I will give away a free SM. Heres the rules. 

1. I want people to recruit and the person who gets the most people to come to the Suns board and post there by the end of the NBA season and stay active will get a SM from me.

2. No making seperate accounts for yourself, as I can see your IP adress.

3. The person you recruit must PM me so I know you, and that person must have at least 5 posts a day in the Suns board.

4. Anyone is eligible that is NOT a Supporting Member from ANY team. If you like a different team, but have friends that are Suns fans, send them here!

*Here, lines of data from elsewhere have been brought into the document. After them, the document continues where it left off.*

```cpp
int dgr_build_half_buckets(DgrArena &arena, DgrCoordMap *cm, DgrHalfBuckets *hb, int levels, int renumber_from,
                           hipStream_t stream) {
  DGR_REQUIRE(levels >= 1 && levels <= 4 && renumber_from >= 1, "half buckets: %d levels", levels);
  int32_t *keys[4], *flag[4], *rank[4], *nb_dev[4], *row_bucket[4], *counts[4], *cursor[4];
  uint32_t cap[4];
  size_t table_words = 0, count_words = 0;
  for (int l = 0; l < levels; ++l) {
    const int64_t n = cm[l].n_cap;
    cap[l] = dgr_next_pow2((uint64_t)(2 * n > 64 ? 2 * n : 64));
    table_words += cap[l];
    count_words += 2 * (size_t)(n + 1);
  }
  int32_t *tables, *cnts;
  DGR_ALLOC(tables, arena, int32_t, table_words);
  DGR_ALLOC(cnts, arena, int32_t, count_words);
  DGR_HIP_CHECK(hipMemsetAsync(tables, 0xff, table_words * sizeof(int32_t), stream));
  DGR_HIP_CHECK(hipMemsetAsync(cnts, 0, count_words * sizeof(int32_t), stream));
  for (int l = 0; l < levels; ++l) {
    const int64_t n = cm[l].n_cap;
    hb[l].table = tables; tables += cap[l];
    hb[l].mask = cap[l] - 1;
    counts[l] = cnts; cursor[l] = cnts + (n + 1); cnts += 2 * (n + 1);
    DGR_ALLOC(keys[l], arena, int32_t, n * 4);
    DGR_ALLOC(flag[l], arena, int32_t, n);
    DGR_ALLOC(rank[l], arena, int32_t, n);
    DGR_ALLOC(nb_dev[l], arena, int32_t, 1);
    DGR_ALLOC(row_bucket[l], arena, int32_t, n);
    DGR_ALLOC(hb[l].bkeys, arena, int32_t, n * 4);
    DGR_ALLOC(hb[l].start, arena, int32_t, n + 1);
    DGR_ALLOC(hb[l].second, arena, int4, n);
  }
  for (int l = 0; l < levels; ++l) {
    const int64_t n = cm[l].n_cap;
    half_keys_kernel<<<grid_for(n), 256, 0, stream>>>(cm[l].coords, cm[l].n_dev, keys[l]);
    unique_insert<4><<<grid_for(n), 256, 0, stream>>>(keys[l], cm[l].n_dev, n, hb[l].table, hb[l].mask);
    unique_flag<4><<<grid_for(n), 256, 0, stream>>>(keys[l], cm[l].n_dev, n, hb[l].table, hb[l].mask, flag[l], nullptr);
  }
  DGR_LAUNCH_CHECK();
  {
    const int32_t *ins[4];
    int32_t *outs[4], *tots[4];
    int64_t ns[4];
    for (int l = 0; l < levels; ++l) { ins[l] = flag[l]; outs[l] = rank[l]; tots[l] = nb_dev[l]; ns[l] = cm[l].n_cap; }
    DGR_CHECK(dgr_exclusive_scan_multi(arena, levels, ins, outs, ns, tots, stream));
  }
  for (int l = 0; l < levels; ++l) {
    const int64_t n = cm[l].n_cap;
    unique_compact<4><<<grid_for(n), 256, 0, stream>>>(keys[l], cm[l].n_dev, n, flag[l], rank[l], hb[l].bkeys, nullptr);
    table_relabel<<<grid_for((int64_t)hb[l].mask + 1), 256, 0, stream>>>(hb[l].table, hb[l].mask + 1, rank[l]);
    bucket_count_kernel<<<grid_for(n), 256, 0, stream>>>(keys[l], cm[l].n_dev, hb[l].table, hb[l].mask, hb[l].bkeys, row_bucket[l],
                                                         counts[l]);
  }
  DGR_LAUNCH_CHECK();
  {
    const int32_t *ins[4];
    int32_t *outs[4], *tots[4];
    int64_t ns[4];
    for (int l = 0; l < levels; ++l) { ins[l] = counts[l]; outs[l] = hb[l].start; tots[l] = nullptr; ns[l] = cm[l].n_cap + 1; }
    DGR_CHECK(dgr_exclusive_scan_multi(arena, levels, ins, outs, ns, tots, stream));
  }
  RenumberJobs rj = {};
  int nrj = 0;
  int64_t max_cap = 0;
  for (int l = 0; l < levels; ++l) {
    const int64_t n = cm[l].n_cap;
    int32_t *coords_new = nullptr, *canon = nullptr, *inv = nullptr;
    if (l >= renumber_from) {
      DGR_ALLOC(coords_new, arena, int32_t, n * 7);
      DGR_ALLOC(canon, arena, int32_t, n);
      DGR_ALLOC(inv, arena, int32_t, n);
      rj.inv[nrj] = inv; rj.table[nrj] = cm[l].table; rj.cap[nrj] = cm[l].table_mask + 1;
      max_cap = std::max<int64_t>(max_cap, rj.cap[nrj]);
      ++nrj;
    }
    const int32_t *members = nullptr;
    if (coords_new) {
      bucket_members_kernel<<<grid_for(n), 256, 0, stream>>>(row_bucket[l], cm[l].n_dev, hb[l].start, cursor[l], rank[l]);
      members = rank[l];
    }
    bucket_fill_kernel<<<grid_for(n), 256, 0, stream>>>(row_bucket[l], cm[l].n_dev, hb[l].start, cursor[l], members,
                                                        cm[l].coords, hb[l].second, coords_new, canon, inv);
    if (coords_new) { cm[l].coords = coords_new; cm[l].canon = canon; }
    hb[l].built = true;
  }
  if (nrj) renumber_table_kernel<<<dim3((unsigned)grid_for(max_cap), nrj), 256, 0, stream>>>(rj);
  DGR_LAUNCH_CHECK();
  return DGR_OK;
}

int dgr_build_coord_maps(DgrArena &arena, const int32_t *coords, int64_t N, DgrMapSet *ms,
                         hipStream_t stream) {
  if (ms->nc == 4) return build_coord_maps_t<4>(arena, coords, N, ms, stream);
  if (ms->nc == 7) return build_coord_maps_t<7>(arena, coords, N, ms, stream);
  dgr_set_error("unsupported dimension D=%d (3 and 6 are on the DGR path)", ms->D);
  return DGR_EINVAL;
}

template <typename T>
__global__ void voxel_keys(const T *__restrict__ xyz, int64_t M, T inv_unused, T voxel, int32_t batch,
                           int32_t *__restrict__ keys) {
  int64_t r = (int64_t)blockIdx.x * blockDim.x + threadIdx.x;
  if (r >= M) return;
  keys[r * 4] = batch;
#pragma unroll
  for (int d = 0; d < 3; ++d) keys[r * 4 + 1 + d] = (int32_t)floor(xyz[r * 3 + d] / voxel);
}

template <typename T>
__global__ void voxel_gather_xyz(const T *__restrict__ xyz, const int64_t *__restrict__ sel,
                                 const int32_t *n_dev, float *__restrict__ out) {
  int64_t r = (int64_t)blockIdx.x * blockDim.x + threadIdx.x;
  if (r >= *n_dev) return;
  int64_t s = sel[r];
#pragma unroll
  for (int d = 0; d < 3; ++d) out[r * 3 + d] = (float)xyz[s * 3 + d];
}

extern "C" int dgr_voxelize(dgr_ctx *ctx, const void *xyz, int is_f64, int64_t M, double voxel_size,
                            int32_t batch_index, int64_t *sel_out, int32_t *coords_out,
                            float *xyz_out, int64_t *n_out, dgr_stream stream_) {
  DGR_REQUIRE(ctx && xyz && sel_out && coords_out && n_out, "dgr_voxelize: NULL argument");
  DGR_REQUIRE(M > 0 && M < (1ll << 30), "dgr_voxelize: M=%lld out of range", (long long)M);
  DGR_REQUIRE(voxel_size > 0, "dgr_voxelize: voxel_size must be positive");
  hipStream_t stream = (hipStream_t)stream_;
  DGR_HIP_CHECK(hipSetDevice(ctx->device));
  DGR_CHECK(ctx->arena.reset());
  DgrArena &A = ctx->arena;
  int32_t *keys, *flag, *rank, *n_dev, *table;
  uint32_t mask;
  DGR_ALLOC(keys, A, int32_t, M * 4);
  DGR_ALLOC(flag, A, int32_t, M);
  DGR_ALLOC(rank, A, int32_t, M);
  DGR_ALLOC(n_dev, A, int32_t, 1);
  if (is_f64)
    voxel_keys<double><<<grid_for(M), 256, 0, stream>>>((const double *)xyz, M, 0.0, voxel_size,
                                                       batch_index, keys);
  else
    voxel_keys<float><<<grid_for(M), 256, 0, stream>>>((const float *)xyz, M, 0.f, (float)voxel_size,
                                                      batch_index, keys);
  DGR_CHECK(unique_rows_t<4>(A, keys, nullptr, M, flag, rank, n_dev, &table, &mask, stream));
  unique_compact<4><<<grid_for(M), 256, 0, stream>>>(keys, nullptr, M, flag, rank, coords_out, sel_out);
  if (xyz_out) {
    if (is_f64)
      voxel_gather_xyz<double><<<grid_for(M), 256, 0, stream>>>((const double *)xyz, sel_out, n_dev,
                                                               xyz_out);
    else
      voxel_gather_xyz<float><<<grid_for(M), 256, 0, stream>>>((const float *)xyz, sel_out, n_dev,
                                                              xyz_out);
  }
  DGR_LAUNCH_CHECK();
  int32_t n32 = 0;
  DGR_HIP_CHECK(hipMemcpyAsync(&n32, n_dev, sizeof(int32_t), hipMemcpyDeviceToHost, stream));
  DGR_HIP_CHECK(hipStreamSynchronize(stream));
  *n_out = n32;
  return DGR_OK;
}
```

### deepglobalregistration_amd/csrc/dgr_internal.h

```cpp
#pragma once
#include <hip/hip_runtime.h>
#include <stdint.h>
#include <stdio.h>
#include <stdlib.h>
#include <string>
#include <vector>

#include "../../include/dgr_hip.h"

void dgr_set_error(const char *fmt, ...);

#define DGR_HIP_CHECK(expr)                                                                  \
  do {                                                                                       \
    hipError_t _e = (expr);                                                                  \
    if (_e != hipSuccess) {                                                                  \
      dgr_set_error("%s:%d: %s failed: %s", __FILE__, __LINE__, #expr, hipGetErrorString(_e)); \
      return DGR_EHIP;                                                                       \
    }                                                                                        \
  } while (0)

#define DGR_CHECK(expr)          \
  do {                           \
    int _r = (expr);             \
    if (_r != DGR_OK) return _r; \
  } while (0)

#define DGR_REQUIRE(cond, ...)     \
  do {                             \
    if (!(cond)) {                 \
      dgr_set_error(__VA_ARGS__);  \
      return DGR_EINVAL;           \
    }                              \
  } while (0)

#define DGR_LAUNCH_CHECK() DGR_HIP_CHECK(hipGetLastError())

inline bool dgr_exact_f32() {
  static const bool on = getenv("DGR_EXACT_F32") != nullptr;
  return on;
}

struct DgrArena {
  struct Chunk {
    char *base;
    size_t size;
  };
  std::vector<Chunk> chunks;
  size_t cur = 0;
  size_t offset = 0;
  size_t high_water = 0, used_total = 0;
  uint64_t generation = 0;

  struct Mark {
    size_t cur, offset, used_total;
  };
  Mark mark() const { return {cur, offset, used_total}; }
  void rewind(const Mark &m) { cur = m.cur; offset = m.offset; used_total = m.used_total; }
  void *alloc(size_t bytes);
  int reset();
  void release();
  size_t reserved() const;
  template <typename T>
  T *get(size_t n) {
    return static_cast<T *>(alloc(n * sizeof(T)));
  }
};

#define DGR_ALLOC(ptr, arena, T, n)                       \
  do {                                                    \
    (ptr) = (arena).get<T>((size_t)(n) > 0 ? (size_t)(n) : 1); \
    if (!(ptr)) return DGR_ENOMEM;                        \
  } while (0)

constexpr int DGR_TILE_M = 64;

struct DgrCoordMap {
  int32_t *coords = nullptr;
  int32_t *n_dev = nullptr;
  int64_t n_cap = 0;
  int ts = 1;
  int32_t *table = nullptr;
  uint32_t table_mask = 0;
  int32_t *canon = nullptr;
};

struct DgrHalfBuckets {
  int32_t *bkeys = nullptr;
  int32_t *table = nullptr;
  uint32_t mask = 0;
  int32_t *start = nullptr;
  int4 *second = nullptr;
  bool built = false;
};

struct DgrKernelMap {
  int K = 0;
  int32_t *rule_ptr = nullptr;
  int32_t *tile_ptr = nullptr;
  int4 *tile_desc = nullptr;
  int64_t tile_cap = 0;
  int32_t *pair_in = nullptr;
  int32_t *pair_out = nullptr;
  int32_t *out_ptr = nullptr, *out_pos = nullptr;
  uint16_t *pair_k = nullptr;
  int32_t *in_ptr = nullptr, *in_pos = nullptr;
  int64_t pair_cap = 0;
  bool built = false;
};

constexpr int DGR_OS_ROWS = 64;
struct DgrNbrTable {
  int32_t *nbr = nullptr;
  int64_t n_pad = 0;
  int K = 27;
  bool built = false;
  int32_t *perm = nullptr, *cls_count = nullptr;
  int64_t cls_cap = 0;
};

struct DgrMapSet {
  int D = 3, nc = 4, conv1_ks = 3;
  bool use_nbr = false;
  DgrNbrTable nsame[4];
  DgrNbrTable ndown[3];
  DgrNbrTable nup[3];
  DgrCoordMap cm[4];
  DgrHalfBuckets hb[4];
  DgrKernelMap same[4];
  DgrKernelMap conv1;
  DgrKernelMap down[3];
  int32_t *overflow = nullptr;
};

int dgr_build_maps(DgrArena &arena, const int32_t *coords, int64_t N, int D, int conv1_ks,
                   DgrMapSet *ms, hipStream_t stream, bool skip_conv1_map = false, bool lean = false,
                   bool nbr_tables = false);
int dgr_nbr_counts(const DgrNbrTable &t, const int32_t *n_out_dev, int64_t counts[27]);
int dgr_conv1_probe(DgrArena &arena, const DgrCoordMap &cm, int ks, const float *in, int in_ld, int cin,
                    const float *w_tiled, const float *shift, float *out, int out_ld, int32_t *pair_count,
                    hipStream_t stream, const float *w_compact = nullptr, const char **kernel_name = nullptr,
                    uint32_t *out_amax = nullptr);
int dgr_unique_rows(DgrArena &arena, const int32_t *keys, int64_t n, int nc, int32_t *first_flag,
                    int32_t *rank, int32_t *n_unique_dev, int32_t **table_out, uint32_t *mask_out,
                    hipStream_t stream);
int dgr_exclusive_scan_i32(DgrArena &arena, const int32_t *in, int32_t *out, int64_t n,
                           int32_t *total_out, hipStream_t stream);
constexpr int DGR_SCAN_MAX = 24;
int dgr_exclusive_scan_multi(DgrArena &arena, int count, const int32_t *const *in, int32_t *const *out, const int64_t *n,
                             int32_t *const *total_out, hipStream_t stream);

struct DgrConvLaunch {
  const float *in;
  int in_ld;
  int in_relu;
  float *out;
  int out_ld;
  float *y;
  const float *shift;
  const float *w;
  int cin, cin_pad, cout, cout_pad, K;
  const int32_t *pair_in, *pair_out, *tile_ptr, *rule_ptr;
  const int4 *tile_desc;
  const int32_t *n_rows_dev;
  int64_t tile_bound;
  int l2_normalize = 0;
  unsigned long long *clk = nullptr;
};
int dgr_conv_launch(const DgrConvLaunch &a, int num_cus, hipStream_t stream, const char **kernel_name = nullptr);
struct DgrSplitRows {
  unsigned char *planes = nullptr;
  float *scale = nullptr;
  int channels = 0;
};
bool dgr_conv_wide_supported(int cin_pad, int cin, int cout);
// ... 136 lines not shown
```

### deepglobalregistration_amd/csrc/kmap.hip

```cpp
#include <string.h>

#include <algorithm>

#include "dgr_internal.h"
#include "hash.h"

constexpr int KM_THREADS = 256;

template <int D>
__device__ __forceinline__ void offset_of(int k, int ks, int ts, int32_t *delta) {
  const int half = ks >> 1;
#pragma unroll
  for (int d = 0; d < D; ++d) {
    delta[d] = ((k % ks) - half) * ts;
    k /= ks;
  }
}

template <int D>
__device__ __forceinline__ int probe(const int32_t *__restrict__ out_coords, int64_t o,
                                     const int32_t *delta, const int32_t *__restrict__ in_coords,
                                     const int32_t *__restrict__ in_table, uint32_t in_mask) {
  constexpr int NC = D + 1;
  int32_t q[NC];
// ... 19 lines not shown
  int32_t delta[D];
  offset_of<D>(k, ks, ts_in, delta);
  const int64_t o = (int64_t)rb * KM_THREADS + threadIdx.x;
  int hit = -1;
  if (o < n_out) {
    hit = probe<D>(out_coords, o, delta, in_coords, in_table, in_mask);
    hits[(int64_t)k * n_cap + o] = hit;
    if (hit >= 0) {
      atomicOr(&mask_out[o * KW + (k >> 5)], 1u << (k & 31));
      if (mask_in) atomicOr(&mask_in[(int64_t)hit * KW + (k >> 5)], 1u << (k & 31));
    }
  }
  unsigned long long m = __ballot(hit >= 0);
  if ((threadIdx.x & 63) == 0) wave_cnt[threadIdx.x >> 6] = __popcll(m);
  __syncthreads();
  if (threadIdx.x == 0) {
    int s = 0;
#pragma unroll
    for (int w = 0; w < KM_THREADS / 64; ++w) s += wave_cnt[w];
    block_counts[(int64_t)k * RB + rb] = s;
  }
}

__device__ __forceinline__ int mask_rank(const uint32_t *__restrict__ m, int k) {
  int r = 0;
  const int w = k >> 5;
  for (int i = 0; i < w; ++i) r += __popc(m[i]);
  return r + __popc(m[w] & ((1u << (k & 31)) - 1u));
}
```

Post here if interested!


----------



## Dissonance (Jul 21, 2004)

I'll make an attempt to get people to come here. Prolly won't find many but worth a try.


----------



## Kekai (Jan 12, 2005)

dissonance19 said:


> I'll make an attempt to get people to come here. Prolly won't find many but worth a try.


Yup man. Good luck. Look at it this way, if you are the only one that wants to do this and only get one person here to be active, I'll give away the SM to you. Hah.


----------



## DaUnbreakableKinG (Jun 28, 2003)

Great job Kekai. :greatjob:


----------



## BG7 (Jun 25, 2003)

Kekai, give me a week and I'll get your forum booming with bussiness.


----------



## BG7 (Jun 25, 2003)

I also recruit myself and my nearly 10,000 posts.


----------



## Kekai (Jan 12, 2005)

sloth said:


> I also recruit myself and my nearly 10,000 posts.


No. You don't count you babyblueslugga. You can post here a lot if you want, but I'll only give it to you if you recruit more Suns posters.


----------



## Dissonance (Jul 21, 2004)

Seriously, though. Someone needs to update some of the avatar logos especially this one. Our logo is no longer this box,even tho ESPN/TNT still use it sometimes. But it's the firebird on the ball with PHX on it. We need a change! :biggrin:


----------



## Kekai (Jan 12, 2005)

dissonance19 said:


> Seriously, though. Someone needs to update some of the avatar logos especially this one. Our logo is no longer this box,even tho ESPN/TNT still use it sometimes. But it's the firebird on the ball with PHX on it. We need a change! :biggrin:


I hear ya. Go out and get some people!!! haha


----------



## Dissonance (Jul 21, 2004)

Kekai23 said:


> I hear ya. Go out and get some people!!! haha



lol, I might as well just pay 10 bucks for SM. People prolly won't care. But I at least got one to come. More than anyone else can say so far. Who knows, maybe more, especially if you see new posters here. Prolly got it from LJ.


----------



## BG7 (Jun 25, 2003)

dissonance19 said:


> lol, I might as well just pay 10 bucks for SM. People prolly won't care. But I at least got one to come. More than anyone else can say so far. Who knows, maybe more, especially if you see new posters here. Prolly got it from LJ.


We will never know how many people I recruited here. I spammed the heck out of other Phoenix Suns message boards and chat rooms, and sent emails from the yahoo directory telling people to join.


----------



## Kekai (Jan 12, 2005)

sloth said:


> We will never know how many people I recruited here. I spammed the heck out of other Phoenix Suns message boards and chat rooms, and sent emails from the yahoo directory telling people to join.


OH really? Where are they?


----------



## BG7 (Jun 25, 2003)

Kekai23 said:


> OH really? Where are they?


Complaining about me spamming their boards :laugh:


----------



## Kekai (Jan 12, 2005)

Only one person has contacted me about this. Nothing is happening. A bad idea I think. 2 more days and this goes.


----------



## Dissonance (Jul 21, 2004)

Kekai23 said:


> Only one person has contacted me about this. Nothing is happening. A bad idea I think. 2 more days and this goes.


So, that does mean I win? Since I got 2 actually, the one Suns fan, and my laker fan friend months ago. :biggrin:


----------



## Kekai (Jan 12, 2005)

dissonance19 said:


> So, that does mean I win? Since I got 2 actually, the one Suns fan, and my laker fan friend months ago. :biggrin:


Dunno. Haven't seen the guy here?


----------



## Dissonance (Jul 21, 2004)

Kekai23 said:


> Dunno. Haven't seen the guy here?


I sent you that PM last week with a link to where I posted the link on a suns community livejournal. His name is sunsaz. He's been posting here.


----------



## Kekai (Jan 12, 2005)

dissonance19 said:


> I sent you that PM last week with a link to where I posted the link on a suns community livejournal. His name is sunsaz. He's been posting here.


Cool. Hope to see him around more. Got a lil bit left guys. Lets go.


----------



## TheAnswer[3] (Apr 17, 2005)

Blazer Freak, ( my brother) got me to come here. So you should see me here sometimes.


----------